The global economy is on the path to hyperinflation and risks societal collapse if soaring prices are not brought under control, one of the world’s biggest hedge funds has warned, according to the Telegraph.
Elliott Management, the hedge fund founded by Wall Street billionaire Paul Singer, hit out at central bank rate-setters in an apocalyptic warning to clients as rate-setters bring the era of ultra-cheap money to an abrupt end.
The world economy faces an “extremely challenging” outlook and hyperinflation could result in “global societal collapse and civil or international strife”, the letter to clients said, the Financial Times reported. It said central banks have been “dishonest” in deflecting blame for the price surge from their prolonged use of ultra-loose monetary policy.
Elliott is one of the most influential hedge funds in the world and is feared in corporate boardrooms for its approach to investor activism.

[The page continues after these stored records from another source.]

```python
class SdUNetConfig(C.Structure):
    _fields_ = [
        ("in_channels", C.c_int32),
        ("out_channels", C.c_int32),
        ("num_blocks", C.c_int32),
        ("block_out_channels", C.c_int32 * SD_MAX_BLOCKS),
        ("down_block_has_attn", C.c_int32 * SD_MAX_BLOCKS),
        ("up_block_has_attn", C.c_int32 * SD_MAX_BLOCKS),
        ("num_heads", C.c_int32 * SD_MAX_BLOCKS),
        ("transformer_layers", C.c_int32 * SD_MAX_BLOCKS),
# ... 172 lines not shown
    "sd_images_to_uint8": (_I, [_P, _P, _I, _I, _I, _I, _P]),
    "sd_cfg_linear_step": (_I, [_P, _P, _P, _I64, _F, _F, _F, _F, _F, _F, _P]),
    "sd_cfg_rescale_linear_step": (_I, [_P, _P, _P, _I, _I64, _F, _F, _F, _F, _F, _F, _F, _P, _P]),
    "sd_lcm_step": (_I, [_P, _I, _P, _P, _P, _I64, _F, _F, _F, _F, _F, _P]),
    "sd_sched_affine_step": (_I, [_P, _I, _P, _P, _P, _I64, _I64, _F, C.POINTER(SdStepPlan), _P]),
    "sd_igemm_force": (_I, [_I, _I]),
    "sd_igemm_plan": (_I, [C.POINTER(_I), C.POINTER(_I), C.POINTER(_I64), C.c_char_p]),
    "sd_probe_mfma": (_I, [_I, C.POINTER(_F), _P]),
    "sd_probe_lds_dma": (_I, [_I64, _I, _I, _I, C.POINTER(_F), _P]),
    "sd_probe_copy": (_I, [_I64, _I, C.POINTER(_F), _P]),
    "sd_prof_enable": (_I, [_I]),
    "sd_prof_collect": (_I, [C.POINTER(SdProfEntry), _I, C.POINTER(_I)]),
    "sd_op_conv2d": (_I, [_P, _P, _P, _P, _P, _P, _I, _I, _I, _I, _I, _I, _I, _I, _I, _P]),
    "sd_op_conv2d_ex": (_I, [_P, _P, _P, _P, _P, _P, _I, _I, _I, _I, _I, _I, _I, _I, _I, _I64, _I64, _I64, _I, _I, _F, _F, _I,
                             C.POINTER(_I), _P]),
    "sd_op_conv3x3_small_cout": (_I, [_P, _P, _P, _P, _I, _I, _I, _I, _I, _P]),
    "sd_op_conv2d_groupnorm": (_I, [_P, _P, _P, _P, _P, _P, _P, _P, _P, _I, _I, _I, _I, _I, _I, _I, _I, _I, _F, _I,
                                    C.POINTER(_I), _P]),
    "sd_op_groupnorm_conv2d": (_I, [_P, _P, _P, _I, _F, _I, _P, _P, _P, _P, _P, _I, _I, _I, _I, _I, _I, _I, C.POINTER(_F),
                                    C.POINTER(_I), _P]),
    "sd_op_unet_conv_in": (_I, [_P, _P, _P, _P, _P, _I, _I, _I, _I, _I, _I, _I, C.POINTER(_F), _P]),
    "sd_op_unet_conv_out": (_I, [_P, _P, _P, _I, _F, _I, _P, _P, _P, _I, _I, _I, _I, _I, _I, C.POINTER(_F), _P]),
    "sd_op_ffn_geglu": (_I, [_P, _P, _P, _F, _P, _P, _P, _P, _P, _I, _I, _I, C.POINTER(_F), C.POINTER(_I), _P]),
    "sd_op_linear_rowstats": (_I, [_P, _P, _P, _P, _P, _P, _I, _I, _I, C.POINTER(_I), C.POINTER(_I), C.POINTER(_I), _P]),
    "sd_op_ln_linear": (_I, [_P, _P, _I, _I, _P, _P, _F, _P, _P, _P, _I, _I, _I, _I, _I, _F, C.POINTER(_I), _P]),
    "sd_op_ln_ffn_geglu": (_I, [_P, _P, _I, _I, _P, _P, _F, _P, _P, _P, _P, _P, _I, _I, C.POINTER(_I), _P]),
    "sd_op_fold_linear": (_I, [_P, _P, _P, _P, _P, _P, _I, _I, _I, _P]),
    "sd_op_ffn_geglu_proj_out": (_I, [_P, _P, _P, _P, _F, _P, _P, _P, _P, _P, _P, _P, _P, C.POINTER(_I), _I, _I, _I,
                                      C.POINTER(_I), _P]),
    "sd_bench_conv2d": (_I, [_P, _P, _P, _I, _I, _I, _I, _I, _I, _I, _I, _I, _I, C.POINTER(_F), _P]),
# ... 61 lines not shown
```

stablediffusion_amd/csrc/capi.cpp:

```cpp
#include <cmath>
#include <cstdio>
#include <new>

#include "model.h"
#include <cstdlib>

using namespace sd;

struct sd_unet { UNet impl; explicit sd_unet(const sd_unet_config& c) : impl(c) {} };
struct sd_vae { VAE impl; explicit sd_vae(const sd_vae_config& c) : impl(c) {} };
struct sd_clip { CLIP impl; explicit sd_clip(const sd_clip_config& c) : impl(c) {} };
struct sd_clip_vision { CLIPVision impl; explicit sd_clip_vision(const sd_clip_vision_config& c) : impl(c) {} };
struct sd_controlnet {
    ControlNet impl;
    sd_controlnet(const sd_unet_config& c, int cc) : impl(c, cc) {}
};
struct sd_ip_adapter {
    IPAdapter impl;
    sd_ip_adapter(const sd_unet_config& c, const sd_ip_projection_config& p) : impl(c, p) {}
    ~sd_ip_adapter() { if (impl.attached) impl.attached->set_ip_adapter(nullptr); }
};

namespace {

// ... 1690 lines not shown
    WeightStore ws;
    const int64_t so[2] = {O, J}, si[2] = {J, K}, sbo[1] = {O}, sbi[1] = {J};
    ws.declare("o.weight", {O, J}); ws.declare("o.bias", {O});
    ws.declare("i.weight", {J, K}); ws.declare("i.bias", {J});
    int rc;
    if ((rc = ws.set("o.weight", w_outer, so, 2, 0)) || (rc = ws.set("o.bias", b_outer, sbo, 1, 1)) ||
        (rc = ws.set("i.weight", w_inner, si, 2, 0)) || (rc = ws.set("i.bias", b_inner, sbi, 1, 1))) return rc;
    ConvW f;
    if ((rc = ws.fold_linear("o", "i", &f))) return rc;
    SD_HIP_CHECK(hipMemcpy(w_folded, f.w, (size_t)O * f.K * sizeof(half_t), hipMemcpyDeviceToDevice));
    SD_HIP_CHECK(hipMemcpy(b_folded, f.bias, (size_t)O * sizeof(float), hipMemcpyDeviceToDevice));
    SD_HIP_CHECK(hipDeviceSynchronize());
    return SD_OK;
}
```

Central banks are being forced into rapid interest rate rises to tackle inflation with the rate of price growth hitting double digits and a four-decade high in the UK.
The US Federal Reserve voted for its fourth consecutive 0.75 percentage point increase to its benchmark interest rate on Wednesday while the Bank of England followed with a 0.75 percentage point jump on Thursday, the eighth straight increase.

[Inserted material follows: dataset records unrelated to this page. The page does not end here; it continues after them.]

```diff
@@ -1030,7 +1113,10 @@
     if (pl.family == MMF_K3P_MX) return launch_gemm_qmx_mid(w, pl, p, N, dst, ldd, st, ep);
     if (pl.family != MMF_MX) return hipErrorInvalidValue;
     switch (pl.form) {
-    case MXF_256x128:     if constexpr (Q40) return launch_cfg<TYPE, 2, 4, 4, 1, 4, 2>(w, p, N, dst, ldd, st, ep); break;
+    case MXF_256x128:
+        if constexpr (Q40) return (pl.flags & MM_FLAG_TILE_TAIL) ? launch_cfg<TYPE, 2, 4, 4, 1, 4, 2, 1, 1, true>(w, p, N, dst, ldd, st, ep)
+                                                                 : launch_cfg<TYPE, 2, 4, 4, 1, 4, 2>(w, p, N, dst, ldd, st, ep);
+        break;
     case MXF_N32_H64:     return launch_cfg<TYPE, 1, 1, 2, 1, 4, 2, 4>(w, p, N, dst, ldd, st, ep);
     case MXF_N32_H32:     return launch_cfg<TYPE, 1, 1, 1, 1, 4, 2, 4>(w, p, N, dst, ldd, st, ep);
     case MXF_S4_H128:     if constexpr (Q40) return launch_cfg<TYPE, 1, 2, 4, 1, 4, MX_SMALL_FB, 4>(w, p, N, dst, ldd, st, ep); break;
diff --git a/ggmlsharp_amd/csrc/plan.cpp b/ggmlsharp_amd/csrc/plan.cpp
--- a/ggmlsharp_amd/csrc/plan.cpp
+++ b/ggmlsharp_amd/csrc/plan.cpp
@@ -3,6 +3,7 @@
 
 namespace {
 
+thread_local bool t_no_tile_tail = false;
 thread_local int t_force_gemm = 0;
 
 inline bool is_quant(int t) { return t >= GGML_TYPE_Q4_0 && t <= GGML_TYPE_Q8_1; }
@@ -45,7 +46,12 @@
 }
 
 int plan_force_gemm() { return t_force_gemm; }
-void plan_set_force_gemm(int which) { t_force_gemm = which < 0 || which > 3 ? 0 : which; }
+void plan_set_force_gemm(int which) {
+    t_no_tile_tail = which >= 0 && (which & 16) != 0;
+    if (which >= 0) which &= ~16;
+    t_force_gemm = which < 0 || which > 3 ? 0 : which;
+}
+bool plan_no_tile_tail() { return t_no_tile_tail; }
 
 int plan_image_kind(int type, int64_t K, int64_t N) {
     const int force = plan_force_gemm();
@@ -178,6 +184,7 @@
         set_staged_geo(p, geo[f], M, N);
         p.arith = 400 + (type == GGML_TYPE_Q4_1 ? 1 + (p.tiles_per_wave == 1 ? 1 : 0) : type == GGML_TYPE_Q4_0 ? 0 : 10 + type);
         p.flags |= MM_FLAG_EPILOGUE_FUSED;
+        if (f == MXF_256x128 && p.wgs <= 512 && cdiv(nbk, (int64_t)p.kunit) >= 4 && !plan_no_tile_tail()) p.flags |= MM_FLAG_TILE_TAIL;
     };
     if (q40 && tm256 * tn128 >= 257 && N > 512) return take(MXF_256x128);
     if (q40 && N >= K3_DUAL_MIN && N <= K3_DUAL_MAX && nbk >= 64) {
diff --git a/ggmlsharp_amd/csrc/plan.h b/ggmlsharp_amd/csrc/plan.h
--- a/ggmlsharp_amd/csrc/plan.h
+++ b/ggmlsharp_amd/csrc/plan.h
@@ -22,7 +22,8 @@
 
 enum { MM_FLAG_WIDE = 1, MM_FLAG_EPILOGUE_FUSED = 2, MM_FLAG_PERSISTENT = 4, MM_FLAG_Q8K = 8, MM_FLAG_NEEDS_WORK = 16,
        MM_FLAG_MIN_PIECES = 32 ,
-       MM_FLAG_MIN_PASS = 64  };
+       MM_FLAG_MIN_PASS = 64 ,
+       MM_FLAG_TILE_TAIL = 128  };
 
 enum mx_form {
     MXF_256x128 = 0,
@@ -69,3 +70,4 @@
 int plan_image_kind(int type, int64_t K, int64_t N);
 int plan_force_gemm();
 void plan_set_force_gemm(int which);
+bool plan_no_tile_tail();
diff --git a/include/ggml_hip_ext.h b/include/ggml_hip_ext.h
--- a/include/ggml_hip_ext.h
+++ b/include/ggml_hip_ext.h
@@ -40,7 +40,8 @@
     GGML_HIP_PLAN_PERSISTENT = 4, GGML_HIP_PLAN_Q8K = 8,
     GGML_HIP_PLAN_NEEDS_WORK = 16,
     GGML_HIP_PLAN_MIN_PIECES = 32,
-    GGML_HIP_PLAN_MIN_PASS = 64
+    GGML_HIP_PLAN_MIN_PASS = 64,
+    GGML_HIP_PLAN_TILE_TAIL = 128
 };
 typedef struct ggml_hip_mm_plan_t {
     int32_t  family, image_kind, form;
```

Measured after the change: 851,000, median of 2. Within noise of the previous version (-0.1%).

Stock markets have already suffered a tough year as the global economic outlook darkens and interest rates are pushed to levels last seen before the financial crisis. But Elliott believes that investors should brace for a “a seriously adverse unwind of the everything bubble” because of the number of “frightening and seriously negative possibilities”.

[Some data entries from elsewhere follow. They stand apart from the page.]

+                            nlin = (i + 9 <= mask) ? 9 : 0; lin = 0;
+                        }
+                    }
+                    if (b.tid == 0 && D > thr && ((unsigned)dk[thr - 1] >> IDX_BITS) == ((unsigned)dk[thr] >> IDX_BITS)) atomic_or_int(&ctl[1], 1);
+                    b.sync();
+                    if (ctl[1]) break;
+                }
+                if (D < thr) break;
+                const int minused = upto > 50000 ? upto * 2 : upto * 4;
+                int newS = 8;
+                while (newS <= minused) newS <<= 1;
+                if (newS > s_max) { if (b.tid == 0) atomic_or_int(&sc->err, ERR_SET_CAP); break; }
+                {
+                    const int lane = b.tid & 63, wv = b.tid >> 6, nw = (b.nth + 63) >> 6;
+                    const int seg = ((S + nw * 64 - 1) / (nw * 64)) * 64;
+                    const int s0 = wv * seg < S ? wv * seg : S, s1 = s0 + seg < S ? s0 + seg : S;
+                    int c = 0;
+                    for (int e0 = s0; e0 < s1; e0 += 64) c += (int)__popcll(__ballot(e0 + lane < s1 && own[e0 + lane] != EMPTY));
+                    int ex;
+                    blk_scan(b, lane == 0 ? c : 0, &ex);
+                    int at = __builtin_amdgcn_readfirstlane(ex);
+                    for (int e0 = s0; e0 < s1; e0 += 64) {
+                        const int pr = e0 + lane < s1 ? own[e0 + lane] : EMPTY;
+                        const unsigned long long m = __ballot(pr != EMPTY);
+                        if (pr != EMPTY) ord_next[at + (int)__popcll(m & ((1ull << lane) - 1ull))] = ord[pr];
+                        at += (int)__popcll(m);
+                    }
+                }
+                b.sync();
+                { int *t = ord; ord = ord_next; ord_next = t; }
+                n_prev = upto;
+                S = newS;
+            }
+            PSP(2);
+            for (int e = b.tid; e < S; e += b.nth) { const int pr = own[e]; own[e] = pr == EMPTY ? -1 : (int)((unsigned)dk[ord[pr]] & IDX_MASK); }
+            b.sync();
+            PSP(3);
+#ifdef OCTA_SIM_DEBUG_SAT
+            dbg_n_ins = n_ins;
+#endif
+            return S - 1;
+        };
+        constexpr bool HBM_REPLAY = (size_t)PCAP + OCAP <= (size_t)OCAP + 2 * (size_t)NCANDCAP && (size_t)OCAP * 2 <= (size_t)OCAP * 3
+                                    && PCAP <= SETCAP && OCAP <= SETCAP;
+        const int *t_key = nullptr;
+        int mask = -1;
+        if (n_pairs <= LSET_PAIRS) {
+            constexpr int S_MAX = LSET_CAP / 2;
+            int *own = reinterpret_cast<int *>(b.user_of<64>());
+            constexpr int OWN_N = OCAP > S_MAX ? OCAP : S_MAX;
+            int *in_key = own + OWN_N;
+            int *dk = in_key + LSET_PAIRS, *ord0 = dk + LSET_PAIRS, *ord1 = ord0 + LSET_PAIRS;
+            unsigned long long *in_hash = reinterpret_cast<unsigned long long *>(ord1 + LSET_PAIRS + ((OWN_N + 4 * LSET_PAIRS) & 1));
+            unsigned long long *dh = in_hash + LSET_PAIRS;
+            static_assert((size_t)(OWN_N + 4 * LSET_PAIRS + 1) * 4 + (size_t)2 * LSET_PAIRS * 8 <= (size_t)SIM_USER_BYTES, "set replay layout");
+            static_assert((size_t)LSET_PAIRS * 4 <= (size_t)OWN_N * 4, "the sorted pairs (start of the table area) end before the insert stream");
+            mask = replay(own, in_key, in_hash, dk, dh, ord0, ord1, S_MAX);
+            t_key = own;
+            set_in_lds = true;
+        } else if (HBM_REPLAY && n_pairs <= PCAP) {
+            int *own = A.set_key;
+            int *in_key = A.tmp_int, *ord0 = A.tmp_int + PCAP;
+            unsigned long long *in_hash = A.set_hash;
+            unsigned long long *dh = reinterpret_cast<unsigned long long *>(A.tmp_dbl);
+            int *dk = reinterpret_cast<int *>(A.tmp_dbl + OCAP), *ord1 = dk + OCAP;
+            mask = replay(own, in_key, in_hash, dk, dh, ord0, ord1, SETCAP / 2);
+            t_key = own;
+            set_in_lds = true;
+        }
+        if (set_in_lds && (ranked || !ctl[1])) {
+            const int n_co2_0 = sc->n_co2;
+            int base = 0;
+            {
+                const int per = (mask + 1 + b.nth - 1) / b.nth;
+                const int e0 = b.tid * per < mask + 1 ? b.tid * per : mask + 1, e1 = e0 + per < mask + 1 ? e0 + per : mask + 1;
+                int cnt = 0;
+                for (int e = e0; e < e1; e++) cnt += t_key[e] >= 0 ? 1 : 0;
+                int ex2;
+                base = blk_scan(b, cnt, &ex2);
+                int dst = n_co2_0 + ex2;
+                constexpr int RB = 8;
+                for (int eb = e0; eb < e1; eb += RB) {
+                    int k[RB];
+                    V3 v[RB];
+#pragma unroll
+                    for (int u = 0; u < RB; u++) { k[u] = eb + u < e1 ? t_key[eb + u] : -1; }
+#pragma unroll
+                    for (int u = 0; u < RB; u++) v[u] = ld3(A.oxy + 3 * (k[u] >= 0 ? k[u] : 0));
+#pragma unroll
+                    for (int u = 0; u < RB; u++)
+                        if (k[u] >= 0) { if (dst < CCAP) st3(A.co2 + 3 * dst, v[u]); dst++; }
+                }
+            }
+            b.sync();
+            PSP(4);
+            if (b.tid == 0) {
+                int n_co2 = n_co2_0 + base;
+                if (n_co2 > CCAP) { sc->err |= ERR_CO2_CAP; n_co2 = CCAP; }
+                sc->n_co2 = n_co2;
+            }
+#ifdef OCTA_SIM_DEBUG_SAT
+            dbg_mask = mask; dbg_base = base;
+#endif
+        }
+#undef PSP
+#endif
+        if (!set_in_lds && b.tid == 0) {
+            PySetView S;
+            S.hash = A.set_hash; S.key = A.set_key; S.err = &sc->err; S.cap = SETCAP;
+            pyset_init(S);
+            int *cw = reinterpret_cast<int *>(A.tmp_dbl);
+            static_assert((size_t)SETCAP / 2 <= (size_t)2 * OCAP, "certificate table");
+            int D = 0;
+            for (int i = 0; i < n_pairs; i++) {
+                const unsigned pr = A.pairs[i];
+                const int o = ranked ? (int)A.kd_idx[pr & IDX_MASK] : (int)(pr & IDX_MASK);
+                if (!A.ven_near[o]) {
+                    const int used = S.used;
+                    pyset_add(S, o, A.hashes[o]);
+                    if (!ranked && S.used != used) { cw[D] = o; cw[OCAP + D] = (int)(pr >> IDX_BITS); D++; }
+                }
+            }
+            if (!ranked && !pyset_order_free(cw, cw + OCAP, A.hashes, D, cw + 4 * OCAP, cw + 2 * OCAP, cw + 3 * OCAP, SETCAP / 2)) ctl[1] = 1;
+            if (ranked || !ctl[1]) {
+                int n_co2 = sc->n_co2;
+                for (int e = 0; e <= S.mask; e++)
+                    if (S.key[e] >= 0) {
+                        if (n_co2 >= CCAP) { sc->err |= ERR_CO2_CAP; break; }
+                        int o = S.key[e];
+                        A.co2[3 * n_co2] = A.oxy[3 * o]; A.co2[3 * n_co2 + 1] = A.oxy[3 * o + 1]; A.co2[3 * n_co2 + 2] = A.oxy[3 * o + 2];
+                        n_co2++;
+                    }
+                sc->n_co2 = n_co2;
+            }
         }
         b.sync();
-        PSP(0);
-        for (int i = b.tid; i < n_ins; i += b.nth) own[in_key[i]] = EMPTY;
-        b.sync();
-        for (int i = b.tid; i < n_ins; i += b.nth) atomic_min_int(&own[in_key[i]], i);
-        b.sync();
-        int D = 0;
-        for (int p0 = 0; p0 < n_ins; p0 += b.nth) {
-            const int i = p0 + b.tid;
-            const bool first = i < n_ins && own[in_key[i]] == i;
-            int ex;
-            const int tot = blk_scan(b, first ? 1 : 0, &ex);
-            if (first) { dk[D + ex] = in_key[i]; dh[D + ex] = in_hash[i]; }
-            D += tot;
-        }
-        b.sync();
-        PSP(1);
-        int S = 8, n_prev = 0;
-        int *ord = ord0, *ord_next = ord1;
-        while (true) {
-            const int thr = (3 * (S - 1) + 4) / 5;
-            const int upto = D < thr ? D : thr;
-            const unsigned long long mask = (unsigned long long)(S - 1);
-            for (int p = n_prev + b.tid; p < upto; p += b.nth) ord[p] = p;
-            for (int e = b.tid; e < S; e += b.nth) own[e] = EMPTY;
-            b.sync();
-            for (int p = b.tid; p < upto; p += b.nth) {
-                int cur = p;
-                unsigned long long hsh = dh[ord[cur]], i = hsh & mask, perturb = hsh;
-                int lin = 0, nlin = (i + 9 <= mask) ? 9 : 0;
-                auto next = [&] {
-                    if (lin < nlin) { lin++; return; }
-                    perturb >>= 5;
-                    i = (i * 5 + 1 + perturb) & mask;
-                    nlin = (i + 9 <= mask) ? 9 : 0; lin = 0;
-                };
-                while (true) {
-                    const int slot = (int)i + lin;
-                    const int old = atomic_min_ret_int(&own[slot], cur);
-                    if (old == EMPTY) break;
-                    if (old > cur) {
-                        cur = old;
-                        hsh = dh[ord[cur]]; i = hsh & mask; perturb = hsh; lin = 0; nlin = (i + 9 <= mask) ? 9 : 0;
-                        while ((int)i + lin != slot) next();
-                    }
-                    next();
-                }
-            }
-            b.sync();
-            if (D < thr) break;
-            const int minused = upto > 50000 ? upto * 2 : upto * 4;
-            int newS = 8;
-            while (newS <= minused) newS <<= 1;
-            if (newS > s_max) { if (b.tid == 0) atomic_or_int(&sc->err, ERR_SET_CAP); break; }
-            {
-                const int lane = b.tid & 63, wv = b.tid >> 6, nw = (b.nth + 63) >> 6;
-                const int seg = ((S + nw * 64 - 1) / (nw * 64)) * 64;
-                const int s0 = wv * seg < S ? wv * seg : S, s1 = s0 + seg < S ? s0 + seg : S;
-                int c = 0;
-                for (int e0 = s0; e0 < s1; e0 += 64) c += (int)__popcll(__ballot(e0 + lane < s1 && own[e0 + lane] != EMPTY));
-                int ex;
-                blk_scan(b, lane == 0 ? c : 0, &ex);
-                int at = __builtin_amdgcn_readfirstlane(ex);
-                for (int e0 = s0; e0 < s1; e0 += 64) {
-                    const int pr = e0 + lane < s1 ? own[e0 + lane] : EMPTY;
-                    const unsigned long long m = __ballot(pr != EMPTY);
-                    if (pr != EMPTY) ord_next[at + (int)__popcll(m & ((1ull << lane) - 1ull))] = ord[pr];
-                    at += (int)__popcll(m);
-                }
-            }
-            b.sync();
-            { int *t = ord; ord = ord_next; ord_next = t; }
-            n_prev = upto;
-            S = newS;
-        }
-        PSP(2);
-        for (int e = b.tid; e < S; e += b.nth) { const int pr = own[e]; own[e] = pr == EMPTY ? -1 : dk[ord[pr]]; }
-        b.sync();
-        PSP(3);
-#ifdef OCTA_SIM_DEBUG_SAT
-        dbg_n_ins = n_ins;
-#endif
-        return S - 1;
-    };
-    constexpr bool HBM_REPLAY = (size_t)PCAP + OCAP <= (size_t)OCAP + 2 * (size_t)NCANDCAP && (size_t)OCAP * 2 <= (size_t)OCAP * 3
-                                && PCAP <= SETCAP && OCAP <= SETCAP;
-    const int *t_key = nullptr;
-    int mask = -1;
-    if (n_pairs <= LSET_PAIRS) {
-        constexpr int S_MAX = LSET_CAP / 2;
-        int *own = reinterpret_cast<int *>(b.user_of<64>());
-        constexpr int OWN_N = OCAP > S_MAX ? OCAP : S_MAX;
-        int *in_key = own + OWN_N;
-        int *dk = in_key + LSET_PAIRS, *ord0 = dk + LSET_PAIRS, *ord1 = ord0 + LSET_PAIRS;
-        unsigned long long *in_hash = reinterpret_cast<unsigned long long *>(ord1 + LSET_PAIRS + ((OWN_N + 4 * LSET_PAIRS) & 1));
-        unsigned long long *dh = in_hash + LSET_PAIRS;
-        static_assert((size_t)(OWN_N + 4 * LSET_PAIRS + 1) * 4 + (size_t)2 * LSET_PAIRS * 8 <= (size_t)SIM_USER_BYTES, "set replay layout");
-        static_assert((size_t)LSET_PAIRS * 4 <= (size_t)OWN_N * 4, "the sorted pairs (start of the table area) end before the insert stream");
-        mask = replay(own, in_key, in_hash, dk, dh, ord0, ord1, S_MAX);
-        t_key = own;
-        set_in_lds = true;
-    } else if (HBM_REPLAY && n_pairs <= PCAP) {
-        int *own = A.set_key;
-        int *in_key = A.tmp_int, *ord0 = A.tmp_int + PCAP;
-        unsigned long long *in_hash = A.set_hash;
-        unsigned long long *dh = reinterpret_cast<unsigned long long *>(A.tmp_dbl);
-        int *dk = reinterpret_cast<int *>(A.tmp_dbl + OCAP), *ord1 = dk + OCAP;
-        mask = replay(own, in_key, in_hash, dk, dh, ord0, ord1, SETCAP / 2);
-        t_key = own;
-        set_in_lds = true;
-    }
-    if (set_in_lds) {
-        const int n_co2_0 = sc->n_co2;
-        int base = 0;
-        {
-            const int per = (mask + 1 + b.nth - 1) / b.nth;
-            const int e0 = b.tid * per < mask + 1 ? b.tid * per : mask + 1, e1 = e0 + per < mask + 1 ? e0 + per : mask + 1;
-            int cnt = 0;
-            for (int e = e0; e < e1; e++) cnt += t_key[e] >= 0 ? 1 : 0;
-            int ex2;
-            base = blk_scan(b, cnt, &ex2);
-            int dst = n_co2_0 + ex2;
-            constexpr int RB = 8;
-            for (int eb = e0; eb < e1; eb += RB) {
-                int k[RB];
-                V3 v[RB];
-#pragma unroll
-                for (int u = 0; u < RB; u++) { k[u] = eb + u < e1 ? t_key[eb + u] : -1; }
-#pragma unroll
-                for (int u = 0; u < RB; u++) v[u] = ld3(A.oxy + 3 * (k[u] >= 0 ? k[u] : 0));
-#pragma unroll
-                for (int u = 0; u < RB; u++)
-                    if (k[u] >= 0) { if (dst < CCAP) st3(A.co2 + 3 * dst, v[u]); dst++; }
-            }
-        }
-        b.sync();
-        PSP(4);
-        if (b.tid == 0) {
-            int n_co2 = n_co2_0 + base;
-            if (n_co2 > CCAP) { sc->err |= ERR_CO2_CAP; n_co2 = CCAP; }
-            sc->n_co2 = n_co2;
-        }
-#ifdef OCTA_SIM_DEBUG_SAT
-        dbg_mask = mask; dbg_base = base;
-#endif
-    }
-#undef PSP
-#endif
-    if (!set_in_lds && b.tid == 0) {
-        PySetView S;
-        S.hash = A.set_hash; S.key = A.set_key; S.err = &sc->err; S.cap = SETCAP;
-        pyset_init(S);
-        for (int i = 0; i < n_pairs; i++) {
-            int o = (int)A.kd_idx[A.pairs[i] & IDX_MASK];
-            if (!A.ven_near[o]) pyset_add(S, o, A.hashes[o]);
-        }
-        int n_co2 = sc->n_co2;
-        for (int e = 0; e <= S.mask; e++)
-            if (S.key[e] >= 0) {
-                if (n_co2 >= CCAP) { sc->err |= ERR_CO2_CAP; break; }
-                int o = S.key[e];
-                A.co2[3 * n_co2] = A.oxy[3 * o]; A.co2[3 * n_co2 + 1] = A.oxy[3 * o + 1]; A.co2[3 * n_co2 + 2] = A.oxy[3 * o + 2];
-                n_co2++;
-            }
-        sc->n_co2 = n_co2;
-    }
-    b.sync();
-    OCTA_SUBPROF(sc, 14, t0);
+        OCTA_SUBPROF(sc, 14, t0);
+        if (!ranked && ctl[1]) continue;
+        if (b.tid == 0) sc->kd_path[ranked ? 1 : 0]++;
+        break;
+    }
 #if defined(OCTA_SIM_DEBUG_SAT) && !defined(OCTA_SIM_ITER_PROF)
     {
         int ex, loc;
@@ -3163,7 +3247,7 @@
         for (int o = b.tid; o < 2 * n_oxy; o += b.nth) mark[o] = 0;
         b.sync();
         for (int i = b.tid; i < n_pairs; i += b.nth) {
-            const int o = (int)A.kd_idx[A.pairs[i] & IDX_MASK];
+            const int o = ranked ? (int)A.kd_idx[A.pairs[i] & IDX_MASK] : (int)(A.pairs[i] & IDX_MASK);
             mark[o] = 1;
             if (!A.ven_near[o]) mark[n_oxy + o] = 1;
         }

The “everything bubble” refers to the surge in a range of investments, including stocks, bonds and house prices, since the financial crisis after central banks left interest rates at rock bottom levels for years and cranked up the printing presses under quantitative easing.
Investors should not believe they have seen everything from previous financial crises, the letter warned. The sudden end to cheap money has “made possible a set of outcomes that would be at or beyond the boundaries of the entire post-WWII period”.
The S&P 500 – the benchmark US stock index – has plunged by 22pc this year and dropped a further 2.5pc on Wednesday after Fed chairman Jerome Powell signalled more rate increases are on the way. The FTSE 100 has been one of the world’s better performing stock indices but is still 5.6pc lower.